Problem:
Where in the data below does the word "scene" appear? Copy each line that holds it.

Information given:
void launch_packed_walk(const TraceArgs& args, const float* fine, const uint32_t* list, const uint32_t* table, uint32_t n_groups, hipStream_t stream) {
    if (n_groups == 0 || !pack_applies(args) || !fine || !list || !table) return;
    hipLaunchKernelGGL(packed_walk_kernel, dim3(n_groups), dim3(kBlock), frame_lds_bytes(args), stream, args, fine, list, table);
}

uint32_t launch_packed_frame(const TraceArgs& args, const float* fine, const uint32_t* list, const uint32_t* table, uint32_t n_groups, uint32_t units_per_wave, hipStream_t stream) {
    if (n_groups == 0 || units_per_wave == 0 || !pack_applies(args) || !fine || !list || !table) return 0u;
    const FillGrid g = fill_grid(args.w, args.h, n_groups, units_per_wave);
    hipLaunchKernelGGL(packed_frame_kernel, dim3(g.grid), dim3(kBlock), frame_lds_bytes(args), stream, args, fine, list, table, n_groups, g.n_units, g.units_x);
    return g.grid - n_groups;
}

uint32_t launch_packed_frame_own(const TraceArgs& args, const float* slot_start, const float* fine, const uint32_t* list, const uint32_t* table, uint32_t n_groups, uint32_t units_per_wave,
                                 hipStream_t stream) {
    if (n_groups == 0 || units_per_wave == 0 || !pack_applies(args) || !slot_start || !fine || !list || !table) return 0u;
    const FillGrid g = fill_grid(args.w, args.h, n_groups, units_per_wave);
    hipLaunchKernelGGL(packed_frame_own_kernel, dim3(g.grid), dim3(kBlock), frame_lds_bytes(args), stream, args, slot_start, fine, list, table, n_groups, g.n_units, g.units_x);
    return g.grid - n_groups;
}

size_t frame_lds_bytes(const TraceArgs& args) { return static_cast<size_t>(args.levels > 1 ? args.levels - 1 : 1) * kBlock * sizeof(uint4); }

int frame_blocks_per_cu(RayMode mode, const TraceArgs& args) {
    int n = 0;
    const hipError_t e = mode == RayMode::Rect
        ? hipOccupancyMaxActiveBlocksPerMultiprocessor(&n, frame_kernel<RayMode::Rect>, kBlock, frame_lds_bytes(args))
        : hipOccupancyMaxActiveBlocksPerMultiprocessor(&n, frame_kernel<RayMode::Tiles>, kBlock, frame_lds_bytes(args));
    return e == hipSuccess ? n : 0;
}

void launch_frame(RayMode mode, const TraceArgs& args, const FrameQueue& queue, uint32_t n_blocks, hipStream_t stream) {
    if (n_blocks == 0 || mode == RayMode::Rays) return;
    const size_t lds = frame_lds_bytes(args);
    if (mode == RayMode::Rect) hipLaunchKernelGGL(frame_kernel<RayMode::Rect>, dim3(n_blocks), dim3(kBlock), lds, stream, args, queue);
    else hipLaunchKernelGGL(frame_kernel<RayMode::Tiles>, dim3(n_blocks), dim3(kBlock), lds, stream, args, queue);
}

void launch_sun_map(const SunMapArgs& args, hipStream_t stream) {
    const uint32_t n = args.sub_nu * args.sub_nv;
    if (n) hipLaunchKernelGGL(sun_map_kernel, dim3(n), dim3(64), 0, stream, args);
}

void launch_sun_map_raise(const SunMapArgs& args, float far_depth, hipStream_t stream) {
    const uint32_t n = args.sub_nu * args.sub_nv;
    if (n) hipLaunchKernelGGL(sun_map_raise_kernel, dim3((n + 63u) / 64u), dim3(64), 0, stream, args, far_depth);
}

void launch_paths(const PathArgs& args, uint32_t n_blocks, hipStream_t stream) {
    if (n_blocks == 0) return;
    const uint32_t levels = args.trace.levels;
    size_t lds = static_cast<size_t>(levels > 1 ? levels - 1 : 1) * kBlock * sizeof(uint4);
    const size_t tail_lds = args.tail_pool ? (kTailBatch + 1u) * sizeof(TailAnswer) : 0u;
    if (args.resume_secondary && levels >= 2) {
        lds += (static_cast<size_t>(levels - 2) * kBlock * (sizeof(uint2) + sizeof(uint32_t)) + 15u) / 16u * 16u;
        hipLaunchKernelGGL(path_kernel<true>, dim3(n_blocks), dim3(kBlock), lds + tail_lds, stream, args);
    } else hipLaunchKernelGGL(path_kernel<false>, dim3(n_blocks), dim3(kBlock), lds + tail_lds, stream, args);
}

void launch_paths_instanced(const PathArgs& args, const TlasScene& scene, uint32_t stack_slots, uint32_t n_blocks, hipStream_t stream) {
    if (n_blocks == 0) return;
    const uint32_t levels = args.trace.levels;
    uint32_t slots = levels > 1 ? levels - 1 : 1;
    if (stack_slots > slots) slots = stack_slots;
    hipLaunchKernelGGL(path_kernel_instanced, dim3(n_blocks), dim3(kBlock), static_cast<size_t>(slots) * kBlock * sizeof(uint4), stream, args, scene);
}

void launch_pose_tlas_build(const blok_pose* poses, uint32_t n, const ModelDesc* models, uint32_t n_models, float vs, const float cam[3], TlasNode* nodes,
                            hipStream_t stream) {
    if (n == 0u || n > kTlasMax) return;
    hipLaunchKernelGGL(pose_tlas_build_kernel, dim3(1), dim3(kTlasBuildThreads), 0, stream, poses, n, models, n_models, vs, cam[0], cam[1], cam[2], nodes);
}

Solution:
void launch_paths_instanced(const PathArgs& args, const TlasScene& scene, uint32_t stack_slots, uint32_t n_blocks, hipStream_t stream) {
    hipLaunchKernelGGL(path_kernel_instanced, dim3(n_blocks), dim3(kBlock), static_cast<size_t>(slots) * kBlock * sizeof(uint4), stream, args, scene);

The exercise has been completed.